Tetapi, ketika ketegangan mulai memuncak, cara paling gampang adalah,"Ganyang Cina"nya. Ketika semua suku-suku di atas mulai gontok-gontokan, maka ketika ada yang teriak "Ganyang Cina", maka otomatis semua mata akan memandang ke "Cina" dan pukulan boleh diarahkan ke "Cina" dan secara sosial politik, ini aman, karena tidak akan ada perlawanan balik yang berarti dari suku ini. Demikianlah Orde Baru menjalankan pemerintahannya. Dan kemudian, ditiru pada akhir masa Orde Baru.
Karena ketegangan yang sudah memuncak, semua upaya dilakukan bukan hanya "Ganyang Cina" tetapi sampai mengarah kepada pemerkosaan massal kaum wanita Tionghua. Tetapi kebesaran Tuhan terlihat, para pemain yang mengorbankan Tionghua pada masa itu, kecele. Banyak tokoh pribumi yang tidak setuju dan malahan mengutuk kejahatan pada masa itu.

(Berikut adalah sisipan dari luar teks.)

struct KlHeap { int start[64]; int len[64]; float val[64]; };
struct KlHead {
    int ku, slow, nch, n_empty, depth, pad0, pad1, pad2;
    float tot;
    int f_empty, f_diff, f_reorder;
    int wave_i[16];
    double wmax[16], wmin[16];
    KlHeap heap;
    int r_cnt, r_bad, r_flat, r_pad1;
    unsigned long long r_keys[8];
    unsigned long long r_wkey[2][16];
    int r_widx[2][16];
    int r_empty[8], r_old[8];
};
static_assert(sizeof(KlHead) % 16 == 0, "the arrays behind the header are 16-byte aligned");

struct KlArr {
    double *Lb, *Ub;
    long long *sum_s, *cnt_s, *A, *B, *PA, *PB, *prevc, *hint;
    float *hL, *hR, *cs, *csq, *cnew, *cold, *sq, *call, *Lf, *Uf;
    uint16_t *so, *perm, *phi, *qj;
};

static size_t kl_lds_bytes(int kc) { return sizeof(KlHead) + (size_t)kc * (2 * 8 + 9 * 8 + 12 * 4 + 3 * 2) + 4096 * 2; }

__device__ __forceinline__ void kl_carve(unsigned char *smem, int kc, KlHead **hd, KlArr *L)
{
    *hd = reinterpret_cast<KlHead *>(smem);
    unsigned char *p = smem + sizeof(KlHead);
    auto take = [&](size_t bytes) { unsigned char *q = p; p += bytes; return q; };
    L->Lb = reinterpret_cast<double *>(take((size_t)kc * 8)); L->Ub = reinterpret_cast<double *>(take((size_t)kc * 8));
    L->sum_s = reinterpret_cast<long long *>(take((size_t)kc * 8)); L->cnt_s = reinterpret_cast<long long *>(take((size_t)kc * 8));
    L->A = reinterpret_cast<long long *>(take((size_t)kc * 8)); L->B = reinterpret_cast<long long *>(take((size_t)kc * 8));
    L->PA = reinterpret_cast<long long *>(take((size_t)kc * 8)); L->PB = reinterpret_cast<long long *>(take((size_t)kc * 8));
    L->prevc = reinterpret_cast<long long *>(take((size_t)kc * 8)); L->hint = reinterpret_cast<long long *>(take((size_t)kc * 16));
    L->hL = reinterpret_cast<float *>(take((size_t)kc * 8)); L->hR = reinterpret_cast<float *>(take((size_t)kc * 8));
    L->cs = reinterpret_cast<float *>(take((size_t)kc * 4)); L->csq = reinterpret_cast<float *>(take((size_t)kc * 4));
    L->cnew = reinterpret_cast<float *>(take((size_t)kc * 4)); L->cold = reinterpret_cast<float *>(take((size_t)kc * 4));
    L->sq = reinterpret_cast<float *>(take((size_t)kc * 4)); L->call = reinterpret_cast<float *>(take((size_t)kc * 4));
    L->Lf = reinterpret_cast<float *>(take((size_t)kc * 4)); L->Uf = reinterpret_cast<float *>(take((size_t)kc * 4));
    L->so = reinterpret_cast<uint16_t *>(take((size_t)kc * 2)); L->perm = reinterpret_cast<uint16_t *>(take((size_t)kc * 2));
    L->phi = reinterpret_cast<uint16_t *>(take((size_t)kc * 2));
    L->qj = reinterpret_cast<uint16_t *>(take((size_t)4096 * 2));
}

#define KL_DPP_I(v, ctrl) __builtin_amdgcn_update_dpp(0, (v), (ctrl), 0xF, 0xF, true)
#define KL_QP_XOR1 0xB1
#define KL_QP_XOR2 0x4E
#define KL_HALF_MIRROR 0x141
__device__ __forceinline__ int grp8_sum_i(int v)
{
    v += KL_DPP_I(v, KL_QP_XOR1); v += KL_DPP_I(v, KL_QP_XOR2); v += KL_DPP_I(v, KL_HALF_MIRROR);
    return v;
}
__device__ __forceinline__ int grp8_min_i(int v)
{
    v = min(v, KL_DPP_I(v, KL_QP_XOR1)); v = min(v, KL_DPP_I(v, KL_QP_XOR2)); v = min(v, KL_DPP_I(v, KL_HALF_MIRROR));
    return v;
}
__device__ __forceinline__ long long grp8_sum_ll(long long v)
{
#define KL_STEP_LL(ctrl) do { const int lo_ = KL_DPP_I((int)(unsigned)(v & 0xFFFFFFFFll), ctrl), hi_ = KL_DPP_I((int)(v >> 32), ctrl); \
        v += (long long)(((unsigned long long)(unsigned)hi_ << 32) | (unsigned)lo_); } while (0)
    KL_STEP_LL(KL_QP_XOR1); KL_STEP_LL(KL_QP_XOR2); KL_STEP_LL(KL_HALF_MIRROR);
#undef KL_STEP_LL
    return v;
}

__device__ void kl_heap_build(KlHead *hd, int n)
{
    KlHeap *hp = &hd->heap;
    const int lane = threadIdx.x & 63;
    hp->start[lane] = 0; hp->len[lane] = 0; hp->val[lane] = 0.0f;
    wave_lds_fence();
    if (lane == 0) { hp->start[1] = 0; hp->len[1] = n; }
    wave_lds_fence();
    int depth = 0;
    while (depth < 5 && ((n + (1 << depth) - 1) >> depth) > LEAF) depth++;
    if (depth < 5) depth++;
    for (int lev = 0; lev < depth; lev++) {
        const int i = (1 << lev) + lane;
        if (lane < (1 << lev)) {
            const int l = hp->len[i];
            if (l > LEAF) {
                int n2 = l / 2; n2 -= n2 % 8;
                hp->start[2 * i] = hp->start[i]; hp->len[2 * i] = n2;
                hp->start[2 * i + 1] = hp->start[i] + n2; hp->len[2 * i + 1] = l - n2;
            }
        }
        wave_lds_fence();
    }
    if (lane == 0) hd->depth = depth;
}

__device__ __forceinline__ float kl_leaf_sum(const float *e, int st, int l, int j8)
{
// ... 427 lines not shown
            int best = j, besto = 0x7fffffff;
            for (int cc = j; cc <= (int)L.phi[j]; cc++) {
                const float d = L.csq[cc] + (-2.0f * (xc * L.cs[cc]));
                const int oc = (int)L.so[cc];
                if (d < bestd || (d == bestd && oc < besto)) { bestd = d; best = cc; besto = oc; }
            }
            atomicAdd(reinterpret_cast<unsigned long long *>(&L.sum_s[best]), (unsigned long long)((long long)fix_f32(xc, Sft) * len));
            atomicAdd(reinterpret_cast<unsigned long long *>(&L.cnt_s[best]), (unsigned long long)len);
            qfirst[j] = -1;
            hd->r_flat = 1;
        } else if (len > 0) {
            const int cs_ = (int)L.phi[j] == j + 1 ? KL_CHUNK : KL_CHUNK_CROWD;
            const long long nc = (len + cs_ - 1) / cs_;
            if (nc > KL_QONE) hd->slow = 1;
            else {
                const int first = atomicAdd(&hd->nch, (int)nc);
                qfirst[j] = first;
                for (int i = 0; i < (int)nc; i++) if (first + i < KL_QMAX) L.qj[first + i] = (uint16_t)j;
            }
        }
    }
}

Lalu secara terpaksa Soeharto mundur dan mulailah era Reformasi.
Sekarang, kita perlu bertanya pada diri sendiri. Indonesia seperti apa yang kita inginkan? Apakah Indonesia yang ketika rakyatnya bertemu, pasang muka merengut karena berbeda suku dan agama? Apakah Indonesia yang ketika rakyatnya berinteraksi, dalam hatinya penuh dengan prasangka? Ataukah Indonesia, yang ketika kita hidup berdampingan, semua perkataan dan tindakan kita mencerminkan rasa hormat kepada Saudara-Saudara yang lain?Â
Beberapa tahun belakangan ini, Ahok menjadi simbol bangkitnya Nasionalisme Tionghua. Suatu fenomena yang timbul dan menjadi aneh, karena Tionghua sudah mendapat berbagai label negatif selama ini. Kerja kerasnya dan pembelaannya kepada kaum terpinggirkan membuat banyak orang yang terperangah. Meski dalam urusan gusur menggusur, Ahok tidak mau mundur sedikit pun. Tapi, dia menyediakan tempat tinggal pengganti. Dan kemudian, seperti biasa, menjelang Pilkada, diserang dengan label SARA.

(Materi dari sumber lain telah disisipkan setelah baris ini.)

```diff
@@ -523,12 +567,23 @@
     return n >= 32 && n <= 1024 ? n : 0;
   }();
   const int total = forced ? forced : (blocks >= 32 && blocks <= 1024 ? blocks : 512);
-  const int per = total / m_tiles;
-  const dim3 grid(n_tiles < per ? n_tiles : per, m_tiles);
+  const bool rt2 = m_tiles >= 2 && row_tiles != 1;
+  const int m_groups = rt2 ? (m_tiles + 1) / 2 : m_tiles;
+  const int per = total / m_groups;
+  const dim3 grid(n_tiles < per ? n_tiles : per, m_groups);
+  constexpr int PF = WT_LOGITS_PF;
+  if (rt2) {
+    switch (g.K / 64) {
+      case 2: hipLaunchKernelGGL((dec_logits_persistent<2, BF, LNMODE, 2, PF>), grid, dim3(256), 0, s, g); return true;
+      case 6: hipLaunchKernelGGL((dec_logits_persistent<6, BF, LNMODE, 2, PF>), grid, dim3(256), 0, s, g); return true;
+      case 8: hipLaunchKernelGGL((dec_logits_persistent<8, BF, LNMODE, 2, PF>), grid, dim3(256), 0, s, g); return true;
+      default: return false;
+    }
+  }
   switch (g.K / 64) {
-    case 2: hipLaunchKernelGGL((dec_logits_persistent<2, BF, LNMODE>), grid, dim3(256), 0, s, g); return true;
-    case 6: hipLaunchKernelGGL((dec_logits_persistent<6, BF, LNMODE>), grid, dim3(256), 0, s, g); return true;
-    case 8: hipLaunchKernelGGL((dec_logits_persistent<8, BF, LNMODE>), grid, dim3(256), 0, s, g); return true;
+    case 2: hipLaunchKernelGGL((dec_logits_persistent<2, BF, LNMODE, 1, 1>), grid, dim3(256), 0, s, g); return true;
+    case 6: hipLaunchKernelGGL((dec_logits_persistent<6, BF, LNMODE, 1, 1>), grid, dim3(256), 0, s, g); return true;
+    case 8: hipLaunchKernelGGL((dec_logits_persistent<8, BF, LNMODE, 1, 1>), grid, dim3(256), 0, s, g); return true;
     default: return false;
   }
 }
@@ -614,7 +669,8 @@
 static void dispatch_dec_gemm(const DecGemmArgs& a, const DecGemmDev& g, int pro, int epi, hipStream_t s) {
   if (pro == kProLn && epi == kDecLogits) {
     if (a.ids || !a.xin || !a.ln_g || !a.ln_b) throw Error(kErrInvalidArg, "logits GEMM: LayerNorm rows come from xin (+ xpart)");
-    const bool ok = a.xpart ? launch_logits_persistent<BF, 3>(g, s, a.logits_blocks) : launch_logits_persistent<BF, 0>(g, s, a.logits_blocks);
+    const bool ok = a.xpart ? launch_logits_persistent<BF, 3>(g, s, a.logits_blocks, a.logits_row_tiles)
+                            : launch_logits_persistent<BF, 0>(g, s, a.logits_blocks, a.logits_row_tiles);
     if (!ok) throw Error(kErrInvalidArg, "logits GEMM with the LayerNorm prologue: K must be a multiple of 64");
     return;
   }
@@ -635,7 +691,7 @@
     case kProNone * 8 + kDecResid: launch_gt<kProNone, kDecResid, 0, 0, 8, 1, BF>(g, s); break;
     case kProNone * 8 + kDecBias: launch_gt<kProNone, kDecBias, 0, 0, 4, 1, BF>(g, s); break;
     case kProNone * 8 + kDecLogits:
-      if (!launch_logits_persistent<BF, -1>(g, s, a.logits_blocks)) launch_gt<kProNone, kDecLogits, 0, 0, 4, 1, BF>(g, s);
+      if (!launch_logits_persistent<BF, -1>(g, s, a.logits_blocks, a.logits_row_tiles)) launch_gt<kProNone, kDecLogits, 0, 0, 4, 1, BF>(g, s);
       break;
     case kProCombine * 8 + kDecResid:
       switch (a.chunks) {
diff --git a/whisper.tflite_amd/csrc/kernels.h b/whisper.tflite_amd/csrc/kernels.h
--- a/whisper.tflite_amd/csrc/kernels.h
+++ b/whisper.tflite_amd/csrc/kernels.h
@@ -107,6 +107,7 @@
 };
 struct DecGemmArgs {
   int logits_blocks = 0;
+  int logits_row_tiles = 0;
   const unsigned short* Wt = nullptr;
   float w_scale = 1.0f;
   int N = 0, K = 0, B = 0;
```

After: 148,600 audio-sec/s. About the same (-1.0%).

Sebenarnya, urusan agama dan pemerintahan adalah dua hal yang berbeda. Pada masa Nabi, Agama dan Pemerintahan adalah satu. Tetapi, pada masa sekarang, agama dan pemerintahan terpisah. Dalam Pilkada, kita hanya memilih kepala pemerintahan. Jadi, sebaiknya tidak diikutkan pertimbangan agama. Tetapi, para ulama boleh berkata, "Lihat ada orang agama lain, dia tidak korupsi, jujur, membela rakyat, kerja keras. Masa dari kaum agama kita tidak ada?"
Jadi kaum ulama mendorong agar dari agamanya masing-masing, timbul orang yang berkualitas secara moral dan kapabilitas. Kalau kaum ulama mengatakan lebih baik dipimpin orang satu akidah, meskipun yang tidak satu akidah lebih mampu dan lebih jujur, maka itu seumpamanya kita menyerahkan kursi pilot kepada seorang supir angkutan kota. Apakah kita mau Indonesia tetap jadi negara kelas tiga?
Dalam interaksi kita di media sosial, kita harus belajar supaya caci maki agama dan suku dihindari. Seringkali di medsos, kita lebih berani, karena tidak melihat lawan bicara kita secara langsung. Tetapi, apa yang kita tulis di sana , sudah mencerminkan siapa diri kita yang sebenarnya. Yaitu, seorang pembenci yang berhati sempit.
Kalau kita kita ingin Indonesia menjadi Indonesia yang hebat, maka marilah kita berkata-kata positif, saling menghormati. Dan andaikata pun kita dalam hal Pilkada masih merasa lebih baik dipimpin Pemimpin satu akidah, janganlah kita menghakimi yang berpandangan lain.
Saya lebih suka, ketika tetangga saya yang beragama lain dan bersuku lain itu, tersenyum manis ketika berpapasan, bagaimana dengan Anda?